To analyze the efficiency in protein transfer by membrane staining was first achieved by separating proteins using 10% SDS–PAGE. The proteins were then transferred to either nitrocellulose or PVDF membranes. Membranes were then cut into eight pieces for the fixation treatment. The exposed time was identical to the traditional fixation method. Finally, the bands were visualized using ECL Plus reagents.
With the help of public records, you can search Steve Boster's past online. This database contains Steve's current and past addresses, cell phone numbers, email addresses, and known relatives. You can also search Steve’s public files by age and state. You can also narrow your search using the "Steve Boster" filter to find someone who matches the criteria you are looking for. The most important piece of Steve Boster's history is his personal information.

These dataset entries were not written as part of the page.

static int attn_route(const lmx_attn_desc* dp, AttnRoute& r, Geo& g) {
  LMX_REQUIRE(dp != nullptr, "lmx_k_attention: null descriptor");
  const lmx_attn_desc& d = *dp;
  LMX_REQUIRE(d.Q && d.K && d.V && d.O, "lmx_k_attention: null Q/K/V/O");
  LMX_REQUIRE(d.B > 0 && d.H > 0 && d.Tq > 0 && d.Tk > 0, "lmx_k_attention: empty problem");
  LMX_REQUIRE(d.hd % 8 == 0 && d.hd > 0 && d.hd <= 96, "lmx_k_attention: head dim %d (need multiple of 8, <=96)", d.hd);
  LMX_REQUIRE(d.ldq % 8 == 0 && d.ldk % 8 == 0 && d.ldv % 8 == 0 && d.ldo % 4 == 0, "lmx_k_attention: strides");
  LMX_REQUIRE(aligned16(d.Q) && aligned16(d.K) && aligned16(d.V) && ((((uintptr_t)d.O) & 7) == 0),
              "lmx_k_attention: alignment");
  LMX_TRY(build_geo(d, g));
  static const int no_sp = lmx_env_set("LMX_ATTN_NO_SP"), sp_qb = lmx_env_int("LMX_ATTN_SP_QB", 2), no_spp = lmx_env_set("LMX_ATTN_NO_SPP");
  static const int no_dma = lmx_env_set("LMX_ATTN_NO_DMA"), no_lazy = lmx_env_set("LMX_ATTN_NO_LAZY");
  static const int no_gp = lmx_env_set("LMX_ATTN_NO_GP");
  static const int gp_waves = lmx_env_int("LMX_ATTN_GP_WAVES", 4);

  r = AttnRoute{};
  r.ONES = d.hd <= 56;
  const int64_t items = (int64_t)d.B * d.H;
  const bool narrow = !d.rel && d.hd <= 64;
  if (narrow && d.Tq <= 16 && d.Tk <= 16) {
    LMX_REQUIRE(items < (1ll << 31), "lmx_k_attention: grid too large");
    r.kernel = ATTN_SMALL;
    r.ONES = false;
    r.grid = (unsigned)((items + 3) / 4);
    r.arg = (int)items;
    return LMX_OK;
  }
  if (!no_sp && narrow && d.Tk > 128 && d.Tk <= 208 && d.Tq > 64 && d.Tq <= 208) {
    LMX_REQUIRE(items < (1ll << 31), "lmx_k_attention: grid too large");
    r.grid = (unsigned)items;
    if (!no_spp && items >= 64 && (d.mode == 0 || (d.pad_k && d.pad_v))) {
      r.kernel = ATTN_SPP;
      r.block = 512;
      r.lds = 2 * 3 * 208 * 64 * 2;
      r.arg = (int)items;
    } else {
      r.kernel = ATTN_SP;
      r.QB = sp_qb == 2 ? 2 : 1;
    }
    return LMX_OK;
  }
  const bool wide = d.hd > 64;
  const bool big = d.Tq > 64 && !wide;
  const int nQT = (d.Tq + (big ? 128 : 64) - 1) / (big ? 128 : 64);
  const int64_t nblk = items * nQT;
  LMX_REQUIRE(nblk < (1ll << 31), "lmx_k_attention: grid too large");
  if (d.rel)
    LMX_REQUIRE(d.rel_S > 0 && d.rel_S * d.rel_S == d.Tk && d.Tq == d.Tk, "lmx_k_attention: rel_S=%d does not match Tq=%d Tk=%d",
                d.rel_S, d.Tq, d.Tk);
  const bool dma = !no_dma && !wide && d.mode == 0 && !d.rel && big && d.Tk >= 256 && (int64_t)d.Tk * d.ldk * 2 < 0x7fff0000ll &&
                   (int64_t)d.Tk * d.ldv * 2 < 0x7fff0000ll;
  if (dma && !no_gp) {
    r.kernel = ATTN_GP;
    r.NWV = gp_waves == 8 ? 8 : 4;
    const int nQTw = (d.Tq + r.NWV * 32 - 1) / (r.NWV * 32);
    r.grid = (unsigned)(items * nQTw);
    r.block = r.NWV * 64;
    r.lds = 2 * 3 * 64 * 64 * 2;
    r.arg = no_lazy ? -nQTw : nQTw;
    return LMX_OK;
  }
  r.kernel = ATTN_TILED;
  r.QB = big ? 2 : 1;
  r.ONES = r.ONES && !d.rel;
  r.REL = d.rel != nullptr;
  r.DMA = dma;
  r.HDW = wide ? 96 : 64;
  r.grid = (unsigned)nblk;
  r.arg = no_lazy ? -nQT : nQT;
  return LMX_OK;
}
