# 0411tony/Yue

Measured on AMD Instinct MI355X. Metric: BPR triplet-updates/sec at k=128 (S-round semantics, user rows sequential; the reference's exact sequential semantics: secondary.exact), higher is better.
Workload: dtype f32

## Files before the change

yue_amd/csrc/bpr_device.hpp:

```cpp
#pragma once
#include <hip/hip_runtime.h>
#include <stdint.h>

namespace yue {

constexpr int kNllSlots = 1024;
constexpr int kMaxAttempts = 64;

struct TrainArgs {
    float *P, *Q, *dP, *dQ;
    float *stage;
#ifdef YUE_STAMPS
    unsigned long long *stamps;
#endif
    const int32_t *ev_u, *ev_i;
    int32_t *ev_j;
    const int64_t *indptr;
    const int32_t *indices;
    double *nll_slots;
    int64_t m, n;
    int k;
    float ru, ri;
    double lr;
    uint64_t seed;
// ... 76 lines not shown
    const double r8 = r4 * r4;
    const double c0 = __builtin_fma(b1, r4, b0), c1 = __builtin_fma(a6, r4, b2);
    return __builtin_ldexp(__builtin_fma(c1, r8, c0), (int)n);
}
__device__ __forceinline__ double chain_rcp(double d) {
    double y = __builtin_amdgcn_rcp(d);
    double e = __builtin_fma(-d, y, 1.0);
    y = __builtin_fma(e, y, y);
    e = __builtin_fma(-d, y, 1.0);
    y = __builtin_fma(e, y, y);
    e = __builtin_fma(-d, y, 1.0);
    return __builtin_fma(e, y, y);
}

__device__ __forceinline__ double chain_sigmoid(float x) {
    const double xd = (double)x;
    if (__builtin_fabs(xd) <= 700.0) return chain_rcp(1.0 + chain_exp(-xd));
    return 1.0 / (1.0 + exp(-xd));
}
__device__ __forceinline__ float chain_coef_fast(float x, float lr) {
    return lr * __builtin_amdgcn_rcpf(1.0f + __builtin_amdgcn_exp2f(x * 1.44269502162933349609375f));
}

__device__ __forceinline__ float wave_sum_any(float v) {
    v = v + dpp_mov<0xB1>(v);
    v = v + dpp_mov<0x4E>(v);
    v = v + dpp_mov<0x141>(v);
    v = v + dpp_mov<0x140>(v);
    v = v + __builtin_bit_cast(float, __builtin_amdgcn_update_dpp(0, __builtin_bit_cast(int, v), 0x142, 0xA, 0xF, false));
    v = v + __builtin_bit_cast(float, __builtin_amdgcn_update_dpp(0, __builtin_bit_cast(int, v), 0x143, 0xC, 0xF, false));
    return rdlane(v, 63);
}

struct Elem { float p2, qi2, qj2; };
__device__ __forceinline__ Elem bpr_elem(float p, float qi, float qj, float c, float ru, float ri) {
    const float d = qi - qj;
    const float td = c * d;
    const float p1 = p + td;
    const float tq = c * p1;
    const float qi1 = qi + tq;
    const float qj1 = qj - tq;
    const float rp = ru * p1;
    const float ra = ri * qi1;
    const float rb = ri * qj1;
    Elem o;
    o.p2 = p1 - rp;
    o.qi2 = qi1 - ra;
    o.qj2 = qj1 - rb;
    return o;
}

#define YUE_BLOAD(rs, vo, so) __builtin_bit_cast(float, __builtin_amdgcn_raw_buffer_load_b32((rs), (vo), (so), 0))
#define YUE_BSTORE(val, rs, vo, so) __builtin_amdgcn_raw_buffer_store_b32(__builtin_bit_cast(unsigned, (val)), (rs), (vo), (so), 0)
#define YUE_BLOAD_SC1(rs, vo, so) __builtin_bit_cast(float, __builtin_amdgcn_raw_buffer_load_b32((rs), (vo), (so), 16))
#define YUE_BSTORE_SC1(val, rs, vo, so) __builtin_amdgcn_raw_buffer_store_b32(__builtin_bit_cast(unsigned, (val)), (rs), (vo), (so), 16)
#define YUE_BATOMIC(val, rs, vo, so) __builtin_amdgcn_raw_ptr_buffer_atomic_fadd_f32((val), (rs), (vo), (so), 0)
#ifdef YUE_STAMPS
#define YUE_STAMP(ix, waits) do { asm volatile(waits ::: "memory"); if (a.stamps && lane == 0) a.stamps[(size_t)wave * 8 + (ix)] = wall_clock64(); } while (0)
#else
#define YUE_STAMP(ix, waits) do {} while (0)
#endif
constexpr unsigned kOobOffset = 0x80000000u;
constexpr unsigned long long kTouch = 0x100000001ull;
constexpr int kRsrcFlags = 0x00020000;
constexpr unsigned kStageMax = 4;

constexpr int kHeaderSlack = 16;
template <int TPW>
struct __attribute__((aligned(4))) HeaderBlock { int32_t w[TPW]; };

}
```

yue_amd/csrc/bpr_host.hip:

```cpp
#include "host_common.hpp"

#include "train_kernels.hpp"
#include "round_kernels.hpp"

using yue_host::fail;
using yue_host::kr_of;
static_assert(yue::kNllSlots == yue_host::kNllSlotsHost && yue::kHeaderSlack == yue_host::kHeaderSlackHost, "host_common.hpp mirrors these");

namespace {
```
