@@ -274,9 +302,13 @@
     const float mx0 = p.T.mxs[0], mx1 = p.T.mxs[1], mx2 = p.T.mxs[2], mx3 = p.T.mxs[3];
     const float my0 = p.T.m[0], my1 = p.T.m[1], my2 = p.T.m[2], my3 = p.T.m[3];
     const float k0 = p.T.q1c[0], k1 = p.T.q1c[1], h0 = p.T.q1c[2], h1 = p.T.q1c[3], nb = -p.T.beta;
-
-    constexpr bool FMASS = HAS_F && (FL & CF_BC) == 0;
+    constexpr bool ROWSTAGED = (FL & CF_BC) == 0, STAGE_DU = W == 1;
+    const float xm[4] = {p.T.q1xm[0], p.T.q1xm[1], p.T.q1xm[2], p.T.q1xm[3]}, ym[4] = {p.T.q1ym[0], p.T.q1ym[1], p.T.q1ym[2], p.T.q1ym[3]};
+    const float px0 = p.T.q1px[0], px1 = p.T.q1px[1], sy0 = p.T.q1sy[0], sy1 = p.T.q1sy[1];
+
+    constexpr bool FMASS = HAS_F && ROWSTAGED;
     const float cx00 = p.T.q1mx[0], cx01 = p.T.q1mx[1], cx11 = p.T.q1mx[2], cy00 = p.T.q1my[0], cy01 = p.T.q1my[1], cy11 = p.T.q1my[2];
+    const float alpha = p.T.alpha;
     auto fstage = [&](CfRow<E>& r) {
         if constexpr (FMASS) {
 #pragma unroll
@@ -291,10 +323,25 @@
         }
     };
 
+    auto sstage = [&](CfRow<E>& r) {
+        if constexpr (ROWSTAGED) {
+#pragma unroll
+            for (int e = 0; e < E; ++e) {
+                if constexpr (HAS_NU) {
+                    q1cf_stage(px0, px1, r.u[e], r.u[e + 1], r.n[e], r.n[e + 1], r.du[e], r.pn[e]);
+                } else {
+                    r.du[e] = r.u[e + 1] - r.u[e];
+                    r.pn[e] = mx0;
+                }
+            }
+        }
+    };
+
     auto layer = [&](auto fresh, int ey, const CfRow<E>& L, CfRow<E>& U, const float (&cin)[NW + 1], float (&cout)[NW + 1]) {
         const bool own_layer = ey >= e_from && ey <= e_until;
         const float cnt = (own_layer && col_owner) ? 1.f : 0.f;
         if constexpr (decltype(fresh)::value) { row_bc(U); fstage(U); }
+        sstage(U);
         float o[NW + 1], le1 = 0.f, le2 = 0.f;
 #pragma unroll
         for (int n = 0; n <= NW; ++n) { o[n] = cin[n]; cout[n] = 0.f; }
@@ -307,41 +354,57 @@
                 le2 = fmaf(U.u[n], tup, fmaf(L.u[n], tlo, le2));
             }
         }
-#pragma unroll
-        for (int e = 0; e < E; ++e) {
-            if (ex0 + e < p.nelx) {
-                const float U0 = L.u[e], UX = L.u[e + 1] - L.u[e], UY = U.u[e] - L.u[e], UXY = (U.u[e + 1] - U.u[e]) - UX;
-                float P = mx0, Q = 0.f, Pp = my0, Qp = 0.f;
-                if constexpr (HAS_NU) {
-                    const float N0 = L.n[e], NX = L.n[e + 1] - N0, NY = U.n[e] - N0, NXY = (U.n[e + 1] - U.n[e]) - NX;
-                    P = fmaf(mx1, NX, mx0 * N0);
-                    Q = fmaf(mx1, NXY, mx0 * NY);
-                    Pp = fmaf(my1, NY, my0 * N0);
-                    Qp = fmaf(my1, NXY, my0 * NX);
+        if constexpr (ROWSTAGED) {
+            float V[NW + 1], S[NW + 1];
+#pragma unroll
+            for (int n = 0; n <= NW; ++n) {
+                V[n] = U.u[n] - L.u[n];
+                S[n] = HAS_NU ? fmaf(sy1, U.n[n], sy0 * L.n[n]) : my0;
+            }
+#pragma unroll
+            for (int e = 0; e < E; ++e) {
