def _forms(g, relu, context):
    if igemm(g):
        d, p = g.dilation, g.padding
        pixels = g.batch * g.h * g.w
        return (
            ("igemm", _EVERYWHERE, True, False, lambda x, w, b: nat.conv2d_same(x, w, b, dilation=d, relu=relu)),
            ("igemm6", (INFERENCE, POOLED, TRAINING), True, False, lambda x, w, b: nat.conv2d_same(x, w, b, dilation=d, relu=relu, variant=6)),
            ("igemm5", (INFERENCE,), pixels <= 128 * 128, False, lambda x, w, b: nat.conv2d_same(x, w, b, dilation=d, relu=relu, variant=5)),
            ("splitk", (INFERENCE,), few_tiles(pixels, g.cout), splitk_measured_regime(g) and not on("NO_SPLITK"),
             lambda x, w, b: nat.conv2d(x, w, b, stride=1, padding=p, dilation=d, relu=relu, variant=8)),
            ("c64", _UNPOOLED, c64(g) and not (context == DGRAD and on("NO_C64_DGRAD")), False,
             lambda x, w, b: nat.conv3x3_c64(x, w, b, relu=relu, pool=False)),
            ("halo", _EVERYWHERE, halo(g), False, lambda x, w, b: nat.conv2d_same(x, w, b, dilation=1, relu=relu, variant=7)),
            ("image", _EVERYWHERE, image(g), False, lambda x, w, b: nat.conv3x3_image(x, w, b, dilation=d, relu=relu)),
            ("image", _UNPOOLED, g.k == 1 and image2(g), True, lambda x, w, b: nat.conv2d_image(x, w, b, relu=relu)),
        )
    if igemm_general(g):
        d, s, p = g.dilation, g.stride, g.padding
        general = lambda v: (lambda x, w, b: nat.conv2d(x, w, b, stride=s, padding=p, dilation=d, relu=relu, variant=v))
        return (
            ("igemm", (INFERENCE, TRAINING), True, False, general(None)),
            ("igemm5", (INFERENCE, TRAINING), True, False, general(5)),
            ("igemm6", (INFERENCE, TRAINING), True, False, general(6)),
            ("splitk", (INFERENCE,), few_tiles(g.batch * out_side(g.h, g) * out_side(g.w, g), g.cout),
             splitk_measured_regime(g) and not on("NO_SPLITK"), general(8)),
            ("halo", (INFERENCE,), halo_strided(g), False,
             lambda x, w, b: nat.conv2d(x, w, b, stride=s, padding=p, dilation=1, relu=relu, variant=7)),
            ("image", (INFERENCE, TRAINING), image2(g), True,
             lambda x, w, b: nat.conv2d_image(x, w, b, stride=s, padding=p, dilation=d, relu=relu)),
        )
    return ()


def candidates(g, relu, context):
    return {name: fn for name, contexts, ok, _untimed, fn in _forms(g, relu, context) if ok and context in contexts}


def untimed_choice(g, relu):
    if not (autotuned() and g.batch >= 16):
        return None
    untimed = {name for name, contexts, ok, untimed, _fn in _forms(g, relu, INFERENCE) if ok and untimed and INFERENCE in contexts}
    return next((name for name in UNTIMED_PRIORITY if name in untimed), None)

Steve Boster was a Joliet, IL, native on November 13, 1952. He was a veteran of the U.S. Army, and was a Concordia Hall member in Staunton, VA. He is survived in death by four siblings, Sandra Blanton; Jack Boster; Tammy Boster. He also has many nieces & nephews.
PMID: 9724754 by Liu B., et al. Inhibition of Stat1-mediated gene activation by PIAS1.
PMID: 11388671 by Nelson V., et al. A putative protein inhibitor of activated STAT (PIASy) interacts with p53 and inhibits p53-mediated transactivation but not apoptosis.